Animal and plant species appear to be fixed, maintaining always their identity. Observation of the fossil record indicates that the species existing along the long geologic eras have been different and that species have evolved into new ones. The appearance of fixed species is a result of the short time span of our original observations.

All these facts were hard to prove and encountered a lot of opposition within scientific circles.

The examples could be multiplied. It is in the very nature of science to penetrate underneath the appearance of things to understand their real inner workings. And the process is repeated time and again. The deeper explanation and its description of facts become the new “appearances”, that can be left behind by new observations or deeper and wider elaboration of those already existing.

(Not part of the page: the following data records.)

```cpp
int rtd_op_conv_pool(const void* x, const void* w_ohwi_f32, const float* bias, void* pooled, int B, int H, int W) {
  if (!x || !w_ohwi_f32 || !bias || !pooled) return RTD_E_INVALID;
  return op_guard([&] {
    RTD_CHECK(B >= 1 && H >= 1 && W >= 1, RTD_E_INVALID, "conv + max-pool: extents");
    OpScratch sc;
    const ConvFilter f = dev_filter(sc, F16X2, w_ohwi_f32, bias, 64, 9 * 32);
    const ConvArgs a = conv_args(mk(x, F16X2, B, H, W, 32), mk(nullptr, F16X2, B, H, W, 64), f, 3, 1, 1, ACT_RELU);
    const Tensor p = mk(pooled, F16X2, B, H / 2, W / 2, 64);
    RTD_CHECK(conv_pool_supported(a, p), RTD_E_INVALID, "conv + max-pool: shape not supported (even extents, >= 32 tiles of 8 x 32 per image, conv_reg)");
    launch_conv_pool(a, p, sc.get<char>(conv_pool_side_bytes(a)), nullptr);
    HIP_CHECK(hipDeviceSynchronize());
  });
}

int rtd_op_stem0_u8(const uint8_t* const* frames_dev, int n, int H, int W, const void* w_ohwi_f32, const float* bias, void* y, int act) {
  if (!frames_dev || !w_ohwi_f32 || !bias || !y || n < 1 || n > RTD_MAX_BATCH || H < 1 || W < 1) return RTD_E_INVALID;
  if (act != ACT_NONE && act != ACT_RELU && act != ACT_SILU) return RTD_E_INVALID;
  for (int i = 0; i < n; ++i)
    if (!frames_dev[i]) return RTD_E_INVALID;
  return op_guard([&] {
    OpScratch sc;
    const ConvFilter f = dev_filter(sc, F16X2, w_ohwi_f32, bias, 32, 9 * 8);
    const uint8_t* const* table = sc.upload(frames_dev, (size_t)n);
    launch_stem0_u8(table, n, H, W, f.w, f.Kpad, f.bias, mk(y, F16X2, n, (H - 1) / 2 + 1, (W - 1) / 2 + 1, 32), act, nullptr);
    HIP_CHECK(hipDeviceSynchronize());
  });
}

static void report_out(const ConvChoiceReport& r, char* key, int key_capacity, int32_t* info) {
  RTD_CHECK(key && info && key_capacity > (int)strlen(r.key), RTD_E_INVALID, "conv choice: key buffer too small");
  strcpy(key, r.key);
  const int v[12] = {r.family, r.stages, r.bn, r.mt, r.bm, r.smallc, r.wsq, r.sx, r.cog, r.S, r.grid, r.ntn};
  for (int i = 0; i < 12; ++i) info[i] = v[i];
}
int rtd_debug_conv_choice(int dtype, int B, int H, int W, int Cin, int C2, int Cout, int KH, int stride, int pad, int res_mode, int out_f32,
                          int x_up2, int Cnext, int avg, int pool, char* key, int key_capacity, int32_t* info) {
  return backend::caught(create_error(), [&] {
    RTD_CHECK(dtype == BF16 || dtype == F32 || dtype == F16X2, RTD_E_INVALID, "conv choice: dtype");
    RTD_CHECK(B >= 1 && H >= 1 && W >= 1 && Cin >= 1 && C2 >= 0 && Cout >= 1 && KH >= 1 && stride >= 1 && pad >= 0 && Cnext >= 0, RTD_E_INVALID, "conv choice: extents");
    RTD_CHECK(!x_up2 || !((H | W) & 1), RTD_E_INVALID, "conv choice: x_up2 needs even output extents");
    const void* const P = (const void*)(uintptr_t)4096;
    const int OH = (H + 2 * pad - KH) / stride + 1, OW = (W + 2 * pad - KH) / stride + 1;
    ConvFilter f = conv_filter_extents(dtype, Cout, KH * KH * Cin + C2);
    f.w = (void*)P; f.bias = (float*)P;
    ConvArgs a = conv_args(x_up2 ? mk(P, dtype, B, H / 2, W / 2, Cin) : mk(P, dtype, B, H, W, Cin), mk(P, out_f32 ? F32 : dtype, B, OH, OW, Cout), f, KH, stride, pad,
                           ACT_RELU);
    a.x_up2 = x_up2;
    a.res_mode = res_mode;
    if (res_mode != RES_NONE) a.res = mk(P, dtype, B, OH, OW, Cout);
    if (C2) a.x2 = mk(P, dtype, B, OH, OW, C2);
    if (Cnext) {
      a.next_w = P; a.next_bias = (const float*)P; a.next_y = mk(P, dtype, B, OH, OW, Cnext);
      a.next_kpad = conv_filter_extents(dtype, Cnext, Cout).Kpad; a.next_act = ACT_RELU;
    }
    if (avg) a.avg_y = mk(P, dtype, B, OH / 2, OW / 2, Cout);
    ConvChoiceReport r;
    if (pool) {
// ... 369 lines not shown
```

This is why I have always been puzzled about the reluctance of scientists to apply the same program of investigation to the nature of the human embryo. Are human embryos men and women and thus entitled to the inalienable right to life and respect  for their dignity and physical integrity, or are they not?

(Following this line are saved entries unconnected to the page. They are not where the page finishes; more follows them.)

constexpr size_t STAGE_KEEP_BYTES = (size_t)4 << 20, FETCH_PACKED_BYTES = (size_t)1 << 20;

template <class T> ngp_status job_alloc(ngp_job *j, T **p, size_t count) {
    void *v = nullptr;
    ngp_status st = j->ctx->alloc(&v, count * sizeof(T));
    if (st) return st;
    j->owned.push_back(v);
    *p = (T *)v;
    return NGP_OK;
}

ngp_status stage_general(ngp_ctx *c, int P, const ngp_kernel *kernels, int n, const double *t,
                         const double *y, int64_t ldy, int d, const double *t_add, int D,
                         const double *y_add, int64_t ld_yadd_item, int m, const double *t_new,
                         int noise_on_new, ngp_job **out, const double *const *yrows = nullptr) {
    if (!c || !out || !kernels || P <= 0 || n < 0 || d < 0 || m < 0 || D <= 0) return NGP_ERR_ARG;
    if (n + d <= 0) return NGP_ERR_ARG;
    if ((n > 0 && (!t || (!y && !yrows))) || (d > 0 && (!t_add || !y_add)) || (m > 0 && !t_new))
        return NGP_ERR_ARG;
    *out = nullptr;
    auto yrow = [&](int b) { return yrows ? yrows[b] : y + (int64_t)b * ldy; };
    std::vector<DevProgram> hp((size_t)P);
    int maxstat = 0, maxcp = 0;
    for (int i = 0; i < P; ++i) {
        int ns = 0, nc = 0, nt = 0;
        ngp_status st = compile_program(&kernels[i], &hp[(size_t)i], nullptr, &ns, &nc, &nt);
        if (st) return st;
        maxstat = std::max(maxstat, nt);
        maxcp = std::max(maxcp, nc);
    }
    JobGeom g{};
    g.B = P;
    g.n0 = (n / NB) * NB;
    g.nb0 = g.n0 / NB;
    g.tail = n - g.n0;
    g.da = g.tail + d;
    g.d = d;
    g.m = m;
    g.naux = g.da + m + 1;
    if (g.naux > NGP_MAX_AUX) return NGP_ERR_TOO_LARGE;
    g.naux_pad = (g.naux + NB - 1) / NB * NB;
    g.D = D;
    g.noise_on_new = noise_on_new ? 1 : 0;
    g.y_shared = (ldy == 0 && !yrows) ? 1 : 0;
    g.ld = g.n0;
    g.item_stride = (int64_t)(g.n0 + g.naux_pad) * g.n0;
    if (item_too_large(g.item_stride)) return NGP_ERR_TOO_LARGE;
    g.npts = g.n0 + g.da + m;
    g.n_real = g.n0;
    g.aux_identity = 0;
    g.maxstat = std::max(maxstat, 1);
    g.maxcp = std::max(maxcp, 1);
    std::vector<int32_t> h_q;
    int32_t toep_stride = 0;
    if (g.n0 > 0) {
        std::vector<double> allt((size_t)g.npts);
        for (int i = 0; i < n; ++i) allt[(size_t)i] = t[i];
        for (int a = 0; a < d; ++a) allt[(size_t)(n + a)] = t_add[a];
        for (int i = 0; i < m; ++i) allt[(size_t)(n + d + i)] = t_new[i];
        double hh = 0.0;
        int R = 0;
        if (detect_lattice(allt, &hh, &h_q, &R)) {
            g.lattice = 1;
            g.h = hh;
            g.R = R;
            if (g.nb0 >= 2) {
                const long st0 = (long)h_q[1] - (long)h_q[0];
                bool reg = st0 != 0;
                for (int i = 2; i < g.n0 && reg; ++i)
                    reg = (long)h_q[(size_t)i] - (long)h_q[(size_t)i - 1] == st0;
                if (reg) toep_stride = (int32_t)std::labs(st0);
// ... 147 lines not shown
                   });
    };
    backward(0);
    std::vector<double> dprev((size_t)bc, 1.0), dboth(2 * (size_t)bc, 0.0);
    std::vector<int32_t> active((size_t)bc);
    for (int i = 0; i < bc; ++i) { steps[i] = 0; delta_out[i] = 0.0; active[(size_t)i] = i; }
    for (int it = 1;; ++it) {
        tm.run(10, na * 2.0 * naux * n0 * n0, na * 8.0 * 3.0 * naux * n0,
               [&] { launch_kapply(g, pf, rb.A, rb.X, rb.R, na, sp, s); });
        tm.run(10, na * 4.0 * naux * naux * n0, na * 8.0 * 3.0 * naux * n0, [&] {
            launch_refine_gram(g, rb.A, rb.X, rb.R, rb.S, rb.T, rb.U, Gchunk, rb.delta, na,
                               pf.items, s);
        });
        HIPCHK(hipMemcpyAsync(dboth.data(), rb.delta, sizeof(double) * 2 * (size_t)bc,
                              hipMemcpyDeviceToHost, s));
        HIPCHK(hipStreamSynchronize(s));
        std::vector<int32_t> still;
        for (int i : active) {
            const double d = dboth[2 * (size_t)i];
            double rho = dboth[2 * (size_t)i + 1];
            if (it > 1) rho = std::max(rho, d / dprev[(size_t)i]);
            const double est = d * std::min(rho, 1.0);
            steps[i] = it;
            delta_out[i] = d;
            dprev[(size_t)i] = d;
            if (!(est <= spec.refine_tol)) still.push_back(i);
        }
        active.swap(still);
        if (active.empty() || it >= spec.refine_max) break;
        na = (int)active.size();
        HIPCHK(hipMemcpy(rb.items, active.data(), 4 * (size_t)na, hipMemcpyHostToDevice));
        pf.items = rb.items;
        for (int i : active)
            HIPCHK(hipMemcpyAsync(p.L + (size_t)i * g.item_stride + (size_t)g.n0 * g.ld,
                                  rb.R + (size_t)i * g.naux_pad * g.n0,
                                  (size_t)g.naux_pad * g.n0 * 8, hipMemcpyDeviceToDevice, s));
        for (int jj = 0; jj < g.nb0; ++jj) {
            ChunkPtrs pj = pf;
            pj.dinv = p.dinv + (size_t)jj * mstep;
            tm.run(10, na * naux * (double)NB * NB, na * 8.0 * 3.0 * naux * NB,
                   [&] { launch_chol_col(g, pj, na, jj, COL_AUX, jj * NB, s); });
            tm.run(10, na * naux * 2.0 * NB * (double)(g.n0 - (jj + 1) * NB),
                   na * 8.0 * (g.n0 - (jj + 1) * NB) * (2.0 * naux + NB),
                   [&] { launch_aux_update(g, pj, na, jj, s); });
        }
        backward(1);
    }
    for (int i : active) not_refined->push_back(i);
    return NGP_OK;
}

}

Here, many scientists (biologists and doctors) are for applying the simple criterion of appearances. No, they are not men and women, they say, because they do not look like a person. Agreed, they do not look like a developed human being. But the Earth looks like it is stationary, the continents anchored and so on. Surely scientists should be ready to explore the issue further in order to test whether the appearances tell the whole truth. Following such investigation it has been pointed out that shape does not make a human being.

It has been shown that the most fundamental element of the presence and identity of a human being is the existence of a specific DNA molecule. The embryo, with its complete DNA information, contains all the essential elements of the developed human being. All that is necessary for such development is nutrition and the appropriate environment, however specific they need to be. There is no essential change taking place with the embryo after the egg is fertilised. As far as one can see, this is the deepest level available now to define a human being from the scientific point of view.

Abortion laws allow terminations up to certain stages of embryonic development. The reason is that the embryo looks more like a person after these stages than before. There can be no other reasons because there is no other change in the embryo before and after the legal limits. Then, of course, a newly generated embryo is so much unlike a developed human being that the same argument applies. This is very unscientific.

I really wonder that such a superficial approach is allowed to go unchecked in this age that has seen and continues to see so much progress in the discovery of underlying layers of understanding of the fabric of the universe. I suspect that, for some scientists, the question “When does a human being begin to exist?” is not answered considering only the scientific evidence. They also include in their argument a battery of social issues.

It is argued in support of CRISPR, for example, that the embryos used in the gene editing experiments will be donated by couples having IVF treatment, as though their co-operation removed a major ethical obstacle. Of course, this question has implications that affect both individuals and society in the most vivid ways. However, to allow social arguments to take over the investigation of the nature of the human embryo is also a very unscientific approach. It amounts to using opinion surveys to advance nuclear physics, or any other branch of science. This is not the way forward either for science or for society to benefit from the knowledge that science provides.

Research with human embryos is producing knowledge and human beings will benefit from it. But there is a scientific lie lurking in the middle of the whole business. After all, science is not just knowledge; it is also power. Let science be just slightly manipulated here and there, using pressure from political parties or lobbies, and what a powerful means for financial and political hegemony it becomes. And how hard for the scientist to resist the temptation of riding the huge wave that the slight manipulation will create.

Javier Cuadros is an earth scientist working in London.